La guerre d’invasion russe a mis à jour un éloignement croissant des pays du Sud vis-à-vis des Occidentaux et l’exacerbation de la rivalité entre les Etats-Unis et la Chine. Dans ce contexte, l’OTAN est sortie de son état de « mort cérébrale » et nombreux sont les pays européens à s'abriter sous le « parapluie américain ». Nos voisins continuent de considérer que seuls les Etats-Unis sont garants de leurs intérêts vitaux. En la matière, la France gagnerait à être plus à l’écoute de ses partenaires et alliés et plus pragmatique pour les persuader de l’urgente nécessité d’un pilier européen au sein de l’OTAN. « America first » demeure la volonté de l’opinion américaine et des cercles du pouvoir à Washington. Ainsi, tout indique que les Européens doivent reprendre leur destin en main, mais la lucidité nous oblige à dire que nous sommes loin du compte. Et si la France est incontestablement l’un des moteurs de l’Europe, notre capacité à convaincre n’est pas toujours aussi grande que nous le souhaiterions.

Ne pas s'endormir sur ses lauriers

L’année 2022 a aussi vu une France qui attire autant les investisseurs que les touristes. Il suffisait de voir le flux continu de touristes internationaux dans les rues parisiennes pendant les fêtes de fin d’année. Dans le monde post-Covid, la France demeure la première destination touristique mondiale. Notre pays est aussi le plus attractif d’Europe pour les investisseurs étrangers et cela depuis 2019. La réélection du Président sortant a contribué à ces bons résultats car les Français ont fait le choix de la stabilité, pour la première fois hors cohabitation sous la Ve République depuis le général de Gaulle. Or on le sait, la stabilité politique est souvent source de confiance. Les efforts menés depuis 2017 sur le plan économique portent leurs fruits en renforçant notre compétitivité, créant ainsi des emplois et amorçant des relocalisations. Dans la décennie à venir, la réindustrialisation sera un enjeu majeur pour demeurer un pays qui compte sur la scène mondiale. Autant de signes positifs pour notre influence car l’état et la dynamique du pays, sa capacité à se réformer, à être acteur du progrès, sont des vecteurs de notre « soft power ».

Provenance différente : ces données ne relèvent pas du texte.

+    auto bits = [](double x) { return (unsigned long long)__double_as_longlong(x); };
+    const unsigned long long a1b = bits(a1), a2b = bits(a2), b1b = bits(b1), b2b = bits(b2), c1b = bits(c1), c2b = bits(c2);
+    uint32_t alo, ahi, blo, bhi, clo, chi;
+    asm("s_nop 1\n\tv_cndmask_b32_e64 %0, %7, %6, %18\n\tv_cndmask_b32_e64 %1, %9, %8, %18\n\tv_cndmask_b32_e64 %2, %11, %10, %18\n\t"
+        "v_cndmask_b32_e64 %3, %13, %12, %18\n\tv_cndmask_b32_e64 %4, %15, %14, %18\n\tv_cndmask_b32_e64 %5, %17, %16, %18"
+        : "=&v"(alo), "=&v"(ahi), "=&v"(blo), "=&v"(bhi), "=&v"(clo), "=&v"(chi)
+        : "v"((uint32_t)a1b), "v"((uint32_t)a2b), "v"((uint32_t)(a1b >> 32)), "v"((uint32_t)(a2b >> 32)),
+          "v"((uint32_t)b1b), "v"((uint32_t)b2b), "v"((uint32_t)(b1b >> 32)), "v"((uint32_t)(b2b >> 32)),
+          "v"((uint32_t)c1b), "v"((uint32_t)c2b), "v"((uint32_t)(c1b >> 32)), "v"((uint32_t)(c2b >> 32)), "s"(m));
+    auto f64 = [](uint32_t hi, uint32_t lo) { return __longlong_as_double((long long)(((unsigned long long)hi << 32) | lo)); };
+    a = f64(ahi, alo); b = f64(bhi, blo); c = f64(chi, clo);
+}
+template <bool TAXED, bool MM = true, bool UNIFORM = false, bool EQR = false, bool MASKSEL = false>
 __device__ __forceinline__ void rebalance_tol(const DevParams& P, const LaneParams& L, double& b1, double& c1, double& b2, double& c2) {
     const double total = b1 + b2;
     const double drift1 = __builtin_fma(-total, P.alloc1, b1);
     if (UNIFORM && wave_any(fmin(total, fabs(drift1)) <= kEps)) {
-        rebalance_tol<TAXED, MM, false, EQR>(P, L, b1, c1, b2, c2);
+        rebalance_tol<TAXED, MM, false, EQR, MASKSEL>(P, L, b1, c1, b2, c2);
         return;
     }
     if (UNIFORM || ((total > kEps) && (fabs(drift1) > kEps))) {
         MCR_MASKED_MOVE;
         const bool sell1 = drift1 > 0.0;
-        const double bs = sell1 ? b1 : b2, cs = sell1 ? c1 : c2;
+        constexpr bool kMaskSel = MASKSEL && TAXED && EQR;
+        [[maybe_unused]] double m_ar = 0.0, m_bs = 0.0, m_cs = 0.0;
+        if constexpr (kMaskSel) seller_select3(sell1, L.alloc1, L.alloc2, b1, b2, c1, c2, m_ar, m_bs, m_cs);
+        const double bs = kMaskSel ? m_bs : sell1 ? b1 : b2, cs = kMaskSel ? m_cs : sell1 ? c1 : c2;
         const double drift = fabs(drift1);
         double fraction_sold, net_purchase;
         if (TAXED) {
             const double rate_s = EQR ? L.real_rate1 : sell1 ? L.real_rate1 : L.real_rate2;
-            const double ar_s = sell1 ? L.alloc1 : L.alloc2;
+            const double ar_s = kMaskSel ? m_ar : sell1 ? L.alloc1 : L.alloc2;
             const double G = fmax(0.0, bs - cs);
             fraction_sold = fmin(1.0, drift * recip_nr<false>(__builtin_fma(-ar_s, G, bs)));
             net_purchase = fraction_sold * __builtin_fma(-G, rate_s, bs);
diff --git a/monte_carlo_retirement_amd/csrc/mcr_events.h b/monte_carlo_retirement_amd/csrc/mcr_events.h
--- /dev/null
+++ b/monte_carlo_retirement_amd/csrc/mcr_events.h
@@ -0,0 +1,45 @@
+#pragma once
+#include <cstdint>
+
+#if defined(__HIPCC__) || defined(__CUDACC__)
+#define MCR_EV_FN __host__ __device__ __forceinline__
+#else
+#define MCR_EV_FN inline
+#endif
+#if defined(__HIP_DEVICE_COMPILE__)
+#define MCR_EV_SCALAR(x) do { (x) = __builtin_amdgcn_readfirstlane(x); asm volatile("" : "+s"(x)); } while (0)
+#else
+#define MCR_EV_SCALAR(x) ((void)(x))
+#endif
+
+struct EventPlan { int t1, t2, t3; int s0; unsigned n0; int s1; unsigned n1; };
+struct EventRow { int next; int w0, w1; };
+
+MCR_EV_FN int event_close_row(int s, unsigned n) {
+    const unsigned c = (unsigned)s + n;
+    return (c < (unsigned)s || c >= (unsigned)INT32_MAX) ? INT32_MAX : (int)c;
+}
+MCR_EV_FN int event_next(const EventPlan& e, int from) {
+    int r = INT32_MAX;
+    auto take = [&](int x) { if (x >= from && x < r) r = x; };
+    take(e.t1); take(e.t2); take(e.t3);
+    if (e.n0 != 0u) { take(e.s0); take(event_close_row(e.s0, e.n0)); }
+    if (e.n1 != 0u) { take(e.s1); take(event_close_row(e.s1, e.n1)); }
+    return r;
+}
+MCR_EV_FN EventRow event_begin(const EventPlan& e) {
+    EventRow ev{event_next(e, 0), 0, 0};
+    MCR_EV_SCALAR(ev.w0); MCR_EV_SCALAR(ev.w1); MCR_EV_SCALAR(ev.next);
+    return ev;
+}
+MCR_EV_FN int event_fire(EventRow& ev, const EventPlan& e, int row) {
+    ev.w0 = (unsigned)(row - e.s0) < e.n0 ? 1 : 0;
+    ev.w1 = (unsigned)(row - e.s1) < e.n1 ? 1 : 0;
+    ev.next = event_next(e, row + 1);
+    MCR_EV_SCALAR(ev.w0); MCR_EV_SCALAR(ev.w1); MCR_EV_SCALAR(ev.next);
+    return row == e.t1 ? 2 : row == e.t2 ? 1 : row == e.t3 ? 0 : -1;
+}
+
+struct PairCursor { int pair; unsigned off; };
+MCR_EV_FN bool pair_votes(const PairCursor& c, int vote_pairs) { return (c.pair & (vote_pairs - 1)) == 0; }
+MCR_EV_FN void pair_advance(PairCursor& c, unsigned stage_len) { ++c.pair; c.off ^= stage_len; }
diff --git a/monte_carlo_retirement_amd/csrc/mcr_hip.hip b/monte_carlo_retirement_amd/csrc/mcr_hip.hip
--- a/monte_carlo_retirement_amd/csrc/mcr_hip.hip
+++ b/monte_carlo_retirement_amd/csrc/mcr_hip.hip
@@ -15,6 +15,7 @@
 #include <vector>
 
 #include "mcr_device.h"
+#include "mcr_events.h"
 #include "mcr_numpy_rng.h"
 #include "mcr_screen.h"
 #include "mcr_host.h"
@@ -390,6 +391,9 @@
     constexpr bool TOL = !EXACT;
     constexpr bool MM = !SPLIT || kFan || NPROD == 2 || LIST;
     constexpr bool kFastMonth = TOL && MM && kUniformFixups;
+    constexpr bool kPairs = SPLIT && LIST;
+    static_assert(!kPairs || (MODE == 0 && PHASE == 0 && kSIR && TOL && MM && !ANNUAL && !OUT && !RULE && !kFan),
+                  "the paired consumer is stated for the re-run's own forms: a whole-path count-only launch, the tolerance month, the stream form");
     constexpr int kPaths = (kFan || NPROD == 2) ? 64 : kBlock;
     const int kThreads = kFan ? (int)blockDim.x : NPROD == 2 ? 3 * 64 : SPLIT ? 2 * kBlock : kBlock;
     const int tid = SPLIT ? (int)(threadIdx.x & (kPaths - 1)) : (int)threadIdx.x;
@@ -756,7 +760,7 @@
         carry.w2 = (uint32_t)cw; carry.w3 = (uint32_t)(cw >> 32);
         if (wm & 1) begin_month(wm - 1);
     }
-    for (int m = 1; m <= ((kCand || (kSliced && seg_resumed)) ? 0 : wm); ++m) {
+    for (int m = 1; m <= ((kPairs || kCand || (kSliced && seg_resumed)) ? 0 : wm); ++m) {
         if constexpr (kScalarCounters) ++SC.moy;
         if (P.contrib_grows && year_opens(SC, m - 1) && m > 1) {
             asm volatile("");
@@ -834,7 +838,150 @@
         done_years = (int)(seg_state_flags >> 24);
         year = y_begin;
     }
-    for (; year < (kSliced ? y_end : ry); ++year) {
+    if constexpr (kPairs) {
+        static_assert(kMPY % 2 == 0, "a retirement year is a whole number of pairs");
+        constexpr bool kSel = true;
+        const EventPlan EP{prio_t1, prio_t2, prio_t3, SR.s0, SR.n0, SR.s1, SR.n1};
+        EventRow EV = event_begin(EP);
+        PairCursor PC{0, 0u};
+        int row = 0;
+        int dead = 0;
+        double f0 = 0.0, f1 = 0.0, f2 = 0.0, f3 = 0.0, f4 = 0.0, f5 = 0.0;
+        auto handover = [&]() __attribute__((always_inline)) {
+            if (dead) return;
+            if (pair_votes(PC, kSplitVotePairs)) {
+                const int any = __syncthreads_or(__builtin_amdgcn_ballot_w64(lane_alive) != 0ull ? 1 : 0);
+                if (__builtin_amdgcn_readfirstlane(any) == 0) { dead = 1; return; }
+            } else __syncthreads();
+            const double* const c = stage + PC.off;
+            f0 = c[0]; f1 = c[kPaths]; f2 = c[2 * kPaths]; f3 = c[3 * kPaths]; f4 = c[4 * kPaths]; f5 = c[5 * kPaths];
+            pair_advance(PC, (unsigned)kStageLen);
+        };
+        auto events = [&]() __attribute__((always_inline)) {
+            if (row == EV.next) {
+                const int p = event_fire(EV, EP, row);
+                if (p == 2) __builtin_amdgcn_s_setprio(2);
+                else if (p == 1) __builtin_amdgcn_s_setprio(1);
+                else if (p == 0) __builtin_amdgcn_s_setprio(0);
+            }
+        };
+        auto factors = [&](int half, double& g1, double& ginf, double& g2) __attribute__((always_inline)) {
+            g1 = half ? f3 : f0; ginf = half ? f4 : f1; g2 = half ? f5 : f2;
+        };
+        int moy = 0;
+        auto acc_month = [&](int m, int half) __attribute__((always_inline)) {
+            if (P.contrib_grows && moy == 0 && m > 1) {
+                asm volatile("");
+                contrib *= P.contrib_growth_factor;
+            }
+            events();
+            double g1, ginf, g2;
+            factors(half, g1, ginf, g2);
+            market_step<ANNUAL, TOL>(g1, ginf, g2, b1, b2, gacc1, gacc2, infl);
+            const double k1 = contrib * P.alloc1;
+            const double k2 = contrib - k1;
+            b1 += k1; c1 += k1; b2 += k2; c2 += k2;
+            rebalance_tol<TANY, MM, kFastMonth, EQR, kSel>(P, L, b1, c1, b2, c2);
+            if (++moy == kMPY) {
+                moy = 0;
+                pre_fail |= annual_gain_taxes<false, TANY, ANNUAL, T1, T2, MM, TOL, EQR>(P, L, b1, c1, b2, c2, gacc1, gacc2);
+                gacc1 = 0.0; gacc2 = 0.0;
+            }
+            ++row;
+        };
+        {
+            int m = 1;
+            for (; m < wm; m += 2) { handover(); acc_month(m, 0); acc_month(m + 1, 1); }
+            if (m == wm) { handover(); acc_month(m, 0); }
+        }
+        alive = !pre_fail; succeeded = !pre_fail; ruin_bin = pre_fail ? 0 : -1;
+        const int ye_mi = kMPY - 1 - wm % kMPY;
+        auto ret_month = [&](int mi, int half, bool& yfail) __attribute__((always_inline)) {
+            events();
+            if (alive && !yfail) {
+                const double price = infl;
+                const double expenses = P.monthly_expenses * price;
+                double income = expenses;
+                if (EV.w0) { asm volatile(""); income = __builtin_fma(-SR.a0, price, income); }
+                if (EV.w1) { asm volatile(""); income = __builtin_fma(-SR.a1, price, income); }
+                const double need = fmax(0.0, income);
+                bool stop = false;
+                if (b1 + b2 <= kEps && need > kEps) {
+                    yfail = true; stop = true;
+                }
+                auto tol_month = [&](auto fast_tag) __attribute__((always_inline)) {
+                    constexpr bool FAST = decltype(fast_tag)::value;
+                    const double cap = capacity_tol<T1, T2, MM, FAST>(b1, c1, L.real_rate1, b2, c2, L.real_rate2);
+                    const double target = fmin(need, cap);
+                    bool fail = need > kEps && target < need - kEps;
+                    double phi = target * recip_nr<false>(cap);
+                    if (!FAST && wave_any(!(cap > kEps))) {
+                        if (!(cap > kEps)) {
+                            MCR_MASKED_MOVE;
+                            double cap1, cap2, gw1, nw1, gw2, nw2;
+                            net_liquidation_values2<T1, T2, MM>(b1, c1, L.real_rate1, b2, c2, L.real_rate2, cap1, cap2);
+                            const double xcap = cap1 + cap2, xtarget = fmin(need, xcap);
+                            const double prop1 = xcap > kEps ? fdiv<false>(cap1, xcap) : P.alloc1;
+                            withdraw2<T1, T2, MM>(b1, c1, xtarget * prop1, L.real_rate1, gw1, nw1,
+                                                  b2, c2, xtarget * (1.0 - prop1), L.real_rate2, gw2, nw2);
+                            fail = need > kEps && (xtarget < need - kEps || nw1 + nw2 < need - kEps);
+                            phi = 0.0;
+                        }
+                    }
+                    if (fail) yfail = true;
+                    sell_fraction_tol<MM, FAST>(phi, b1, c1, b2, c2);
+                    rebalance_tol<TANY, MM, kFastMonth, EQR, kSel>(P, L, b1, c1, b2, c2);
+                    if (!yfail && mi == ye_mi) {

En ce début d’année, si les perspectives sont moroses, le vrai piège pour l’influence française serait l’immobilisme sur la scène internationale. Avec la conviction qu’en étant plus forte à « l’intérieur », la France pourra être plus ambitieuse à « l’extérieur », elle doit continuer à se réformer si elle veut prospérer et affronter tous les périls de notre temps. Pour être crédible et donc audible, la France doit continuer à rendre son économie plus conquérante tout en maîtrisant mieux ses dépenses publiques. Pour être respectée, elle devra moderniser et développer son appareil militaire. Pour être suivie, elle devra prendre des initiatives et apporter des solutions concrètes aux défis contemporains.

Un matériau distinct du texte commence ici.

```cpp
B200ASR_API void b200asr_debug_set_lstm_mode(int mode);
B200ASR_API int b200asr_debug_lstm_variant(int B, int H, int ndir, int bwd, int* desc);
B200ASR_API int b200asr_debug_ctc_variant(int L_max);
B200ASR_API int b200asr_debug_locattn_bwd_minb(int B, int T, int D, int E);
B200ASR_API int b200asr_debug_dotattn_bwd_minb(int R, int T, int E);
B200ASR_API int b200asr_debug_locattn_heads_bwd_minb(int B, int N, int T, int D, int E);
B200ASR_API int b200asr_debug_gemm_plan(int form, int M, int N, int K, int batches, size_t workspace_bytes, int* desc);

#ifdef __cplusplus
}
#endif
#endif
```

Before: 837.3.

## Pre-reduce LSTM backward partial sums across thread-block clusters via distributed shared memory

The backward recurrent LSTM kernel gains a thread-block-cluster variant. Each CTA sends its per-step partial hidden-gradient contributions to a peer CTA's shared memory using mapa and cluster-scoped stores. The owning CTA sums them, then publishes one aggregated slice to the global exchange buffer. This cuts the number of global sources each CTA must poll and sum per timestep by the cluster size, and shrinks the exchange buffer. The cost is extra shared-memory staging, an intra-cluster spin-wait per step, and a cooperative-plus-cluster launch that falls back to the non-cluster kernel if the launch is refused.

```diff
diff --git a/end-to-end-asr-pytorch_b200/csrc/lstm.cu b/end-to-end-asr-pytorch_b200/csrc/lstm.cu
--- a/end-to-end-asr-pytorch_b200/csrc/lstm.cu
+++ b/end-to-end-asr-pytorch_b200/csrc/lstm.cu
@@ -1426,9 +1426,19 @@
     return 0;
 }
 
+extern "C" int b200asr_debug_lstm_cluster(int B, int H, int ndir, int bwd) {
+    Plan pl;
+    LstmVariant v;
+    if (B <= 0 || H <= 0 || (ndir != 1 && ndir != 2)) return -1;
+    const int rc = lstm_variant(B, H, ndir, bwd != 0, &pl, &v);
+    if (rc != 0) return rc;
+    return (bwd && v.gen == 1) ? lstm_umma_bwd_cluster(B, H, ndir) : 1;
+}
+
 extern "C" void b200asr_debug_set_lstm_mode(int mode) {
     g_lstm_mode = mode & 3;
     g_lstm_strict = (mode & 256) != 0;
+    lstm_umma_set_cluster_cap((mode >> 4) & 7);
 }
 
 extern "C" int b200asr_bilstm_fwd(float* gates, const float* w_hh, float* cstate, float* out, int B, int T, int H,
diff --git a/end-to-end-asr-pytorch_b200/csrc/lstm_umma.cu b/end-to-end-asr-pytorch_b200/csrc/lstm_umma.cu
--- a/end-to-end-asr-pytorch_b200/csrc/lstm_umma.cu
+++ b/end-to-end-asr-pytorch_b200/csrc/lstm_umma.cu
@@ -289,13 +289,35 @@
     asm("add.ftz.f32 %0, %1, %2;" : "=f"(r) : "f"(a), "f"(b));
     return r;
 }
+__device__ __forceinline__ uint32_t mapa_shared(uint32_t addr, int rank) {
+    uint32_t r;
+    asm volatile("mapa.shared::cluster.u32 %0, %1, %2;" : "=r"(r) : "r"(addr), "r"(rank));
+    return r;
+}
+__device__ __forceinline__ void st_cluster_v2(uint32_t addr, uint32_t a, uint32_t b) {
+    asm volatile("st.relaxed.cluster.shared::cluster.v2.u32 [%0], {%1,%2};" ::"r"(addr), "r"(a), "r"(b) : "memory");
+}
+__device__ __forceinline__ uint2 ld_cluster_v2(uint32_t addr) {
+    uint2 v;
+    asm volatile("ld.relaxed.cluster.shared::cta.v2.u32 {%0,%1}, [%2];" : "=r"(v.x), "=r"(v.y) : "r"(addr) : "memory");
+    return v;
+}
+__device__ __forceinline__ void cluster_sync_all() {
+    asm volatile("barrier.cluster.arrive.release;\n\tbarrier.cluster.wait.acquire;" ::: "memory");
+}
 
 constexpr int ULB_EPI_WARPS = 16;
 constexpr int ULB_CTRL = 4;
-
-template <int UB>
+constexpr size_t ULB_SMEM_FIXED = 16384 + 128 + 128;
+
+__host__ __device__ inline size_t ulb_staging_bytes(int nub, int UB, int CS) {
+    return CS > 1 ? (size_t)2 * (CS - 1) * (nub / CS) * UL_BC * UB * 4 : 0;
+}
+
+template <int UB, int CS>
 __global__ void __launch_bounds__(32 * (ULB_EPI_WARPS + 1 + ULB_CTRL), 1) bilstm_bwd_umma_kernel(UlParams p) {
     constexpr int KS = (4 * UB) / 16;
+    static_assert(64 % (UB * CS) == 0, "cluster size");
     extern __shared__ __align__(1024) uint8_t smem[];
     const int H = p.H, T = p.T, nub = p.nub;
     const int NB = (H + 255) / 256;
@@ -307,14 +329,22 @@
     uint64_t* a_ready = reinterpret_cast<uint64_t*>(rscale + 32);
     uint64_t* mma_done = a_ready + 1;
     uint64_t* wload = a_ready + 2;
+    float* stg = reinterpret_cast<float*>(sA1 + ULB_SMEM_FIXED);
 
     const int tid = threadIdx.x, warp = tid >> 5, lane = tid & 31;
     int blk = blockIdx.x;
     const int ub = blk % p.nub; blk /= p.nub;
     const int bg = blk % p.nbg; blk /= p.nbg;
     const int dir = blk;
+    const int crank = ub % CS;
+    const int nsrc = nub / CS;
+    constexpr int PB = 32 / CS;
 
     for (int i = tid; i < 16384 / 16; i += blockDim.x) reinterpret_cast<uint4*>(sA1)[i] = make_uint4(0, 0, 0, 0);
+    if (CS > 1) {
+        for (int i = tid; i < (int)(ulb_staging_bytes(nub, UB, CS) / 16); i += blockDim.x)
+            reinterpret_cast<uint4*>(stg)[i] = make_uint4(0, 0, 0, 0);
+    }
     if (tid == 0) {
         mbar_init(a_ready, ULB_EPI_WARPS);
         mbar_init(mma_done, ULB_EPI_WARPS);
@@ -322,9 +352,11 @@
         mbar_fence_init();
     }
     fence_proxy_async_smem();
-    __syncthreads();
-    const size_t xelems = (size_t)nub * nub * UL_BC * UB;
+    if (CS > 1) cluster_sync_all();
+    else __syncthreads();
+    const size_t xelems = (size_t)nub * nsrc * UL_BC * UB;
     float* xb = reinterpret_cast<float*>(p.xbuf) + ((size_t)dir * p.nbg + bg) * 2 * xelems;
+    const uint32_t stg_base = smem_u32(stg), stg_slot = (uint32_t)nsrc * (UL_BC * UB * 4);
 
     if (warp >= ULB_EPI_WARPS) {
         if (warp == ULB_EPI_WARPS + 1 && lane == 0) {
@@ -363,36 +395,36 @@
             }
             if (step > 0) {
                 if (cell) {
-                    const float* ib = xb + (size_t)((step - 1) & 1) * xelems + (size_t)ub * nub * UL_BC * UB +
+                    const float* ib = xb + (size_t)((step - 1) & 1) * xelems + (size_t)ub * nsrc * UL_BC * UB +
                                       (size_t)b * UB + u;
                     const uint32_t tag = (uint32_t)(((step - 1) >> 1) & 1) ^ 1u;
                     const long long t0 = clock64();
                     float s0 = 0.f, s1 = 0.f, s2 = 0.f, s3 = 0.f;
-                    for (int sb = 0; sb < nub; sb += 32) {
-                        float v[32];
-                        const int nhere = min(32, nub - sb);
+                    for (int sb = 0; sb < nsrc; sb += PB) {
+                        float v[PB];
+                        const int nhere = min(PB, nsrc - sb);
                         v[0] = ld_relaxed_f32(ib + (size_t)sb * UL_BC * UB);
                         while ((__float_as_uint(v[0]) & 1u) != tag) {
                             ul_watchdog(t0, p.err_flag);
                             v[0] = ld_relaxed_f32(ib + (size_t)sb * UL_BC * UB);
                         }
 #pragma unroll
-                        for (int j = 1; j < 32; ++j)
+                        for (int j = 1; j < PB; ++j)
                             v[j] = (j < nhere) ? ld_relaxed_f32(ib + (size_t)(sb + j) * UL_BC * UB) : __uint_as_float(tag);
                         uint32_t pending = 0;
 #pragma unroll
-                        for (int j = 1; j < 32; ++j) pending |= ((__float_as_uint(v[j]) & 1u) != tag) ? (1u << j) : 0u;
+                        for (int j = 1; j < PB; ++j) pending |= ((__float_as_uint(v[j]) & 1u) != tag) ? (1u << j) : 0u;
                         while (pending) {
                             ul_watchdog(t0, p.err_flag);
 #pragma unroll
-                            for (int j = 1; j < 32; ++j)
+                            for (int j = 1; j < PB; ++j)
                                 if (pending & (1u << j)) {
                                     v[j] = ld_relaxed_f32(ib + (size_t)(sb + j) * UL_BC * UB);
                                     if ((__float_as_uint(v[j]) & 1u) == tag) pending &= ~(1u << j);
                                 }
                         }
 #pragma unroll
-                        for (int j = 0; j < 32; j += 4) {
+                        for (int j = 0; j < PB; j += 4) {
                             if (j < nhere) {
                                 s0 = add_ftz(s0, v[j]); s1 = add_ftz(s1, v[j + 1]);
                                 s2 = add_ftz(s2, v[j + 2]); s3 = add_ftz(s3, v[j + 3]);
@@ -460,18 +492,65 @@
                     const float* v1 = d + 16;
                     const float rs = rscale[drow];
                     const float k = 1.f / 2048.f;
+                    const uint32_t tagw = (uint32_t)((step >> 1) & 1) ^ 1u;
+                    constexpr int G = UB / 8;
+                    float own[16 / CS];
 #pragma unroll
                     for (int hh = 0; hh < 2; ++hh) {
 #pragma unroll
                         for (int g = 0; g < 4; ++g) {
                             const float* v = hh ? &v1[4 * g] : &v0[4 * g];
-                            const int n = 256 * j + 64 * jq + 32 * hh + 8 * g + 2 * tq;
+                            const int m = 4 * hh + g;
+                            const int n = 256 * j + 64 * jq + 8 * m + 2 * tq;
                             const int dst = n / UB, uu = n - dst * UB;
+                            const int agg = (8 * m / UB) % CS;
                             const float o0 = (v[0] + v[2] * k) * rs;
                             const float o1 = (v[1] + v[3] * k) * rs;
-                            float* optr = outbase + (((size_t)dst * nub + ub) * UL_BC + drow) * UB + uu;
-                            const uint32_t tagw = (uint32_t)((step >> 1) & 1) ^ 1u;
-                            st_relaxed_v2(optr, (__float_as_uint(o0) & ~1u) | tagw, (__float_as_uint(o1) & ~1u) | tagw);
+                            if (CS > 1 && agg == crank) {
+                                const int idx = (m / G) / CS * G + m % G;
+                                own[2 * idx] = o0;
+                                own[2 * idx + 1] = o1;
+                                continue;
+                            }
+                            const uint32_t w0 = (__float_as_uint(o0) & ~1u) | tagw, w1 = (__float_as_uint(o1) & ~1u) | tagw;
+                            if (CS == 1) {
+                                st_relaxed_v2(outbase + (((size_t)dst * nsrc + ub) * UL_BC + drow) * UB + uu, w0, w1);
+                            } else {
+                                const int slot = (crank - agg - 1 + CS) % CS;
+                                const uint32_t sa = stg_base + (uint32_t)((step & 1) * (CS - 1) + slot) * stg_slot +
+                                                    (uint32_t)(((dst / CS) * UL_BC + drow) * UB + uu) * 4u;
+                                st_cluster_v2(mapa_shared(sa, agg), w0, w1);
+                            }
+                        }
+                    }
+                    if (CS > 1) {
+                        const long long t0 = clock64();
+#pragma unroll
+                        for (int idx = 0; idx < 8 / CS; ++idx) {
+                            const int m = G * (crank + CS * (idx / G)) + idx % G;
+                            const int n = 256 * j + 64 * jq + 8 * m + 2 * tq;
+                            const int dst = n / UB, uu = n - dst * UB;
+                            const uint32_t soff = (uint32_t)(((dst / CS) * UL_BC + drow) * UB + uu) * 4u;
+                            float s0 = 0.f, s1 = 0.f;
+#pragma unroll
+                            for (int rr = 0; rr < CS; ++rr) {
+                                float x0 = own[2 * idx], x1 = own[2 * idx + 1];
+                                if (rr != crank) {
+                                    const int slot = (rr - crank - 1 + CS) % CS;
+                                    const uint32_t sa = stg_base + (uint32_t)((step & 1) * (CS - 1) + slot) * stg_slot + soff;
+                                    uint2 w = ld_cluster_v2(sa);
+                                    while (((w.x & 1u) != tagw) || ((w.y & 1u) != tagw)) {
+                                        ul_watchdog(t0, p.err_flag);
+                                        w = ld_cluster_v2(sa);
+                                    }
+                                    x0 = __uint_as_float(w.x);
+                                    x1 = __uint_as_float(w.y);
+                                }
+                                s0 = add_ftz(s0, x0);
+                                s1 = add_ftz(s1, x1);
+                            }
+                            st_relaxed_v2(outbase + (((size_t)dst * nsrc + ub / CS) * UL_BC + drow) * UB + uu,
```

L’autre danger qui nous guette serait d’être perçus - suivant le dicton québécois - comme « grands parleurs, petits faiseurs ». En 2023, la France devra être davantage dans l’action et moins dans l’incantation. Moins de paroles, plus d'actes ! C’est aussi l’un des enjeux des « Etats généraux de la diplomatie » en cours. Par gros temps, notre diplomatie a besoin de se repenser. Quelles priorités ? Quels objectifs et quels moyens ? Mais aussi quelles zones géographiques ? En Afrique, par exemple, il est urgent d’enrayer notre déstabilisation…

Si le hard power prévaut à nouveau à la faveur de la guerre en Ukraine et de la montée des périls à travers le monde, nous pensons au Club France Initiative que le soft power a encore de beaux jours devant lui et qu'il reste un atout considérable pour la France. Les Français en général et les Français à l'étranger en particulier en sont les meilleurs ambassadeurs. Alors en 2023, faisons preuve d'audace, encore de l'audace, toujours de l'audace, de celle qui finit par faire sourire la fortune.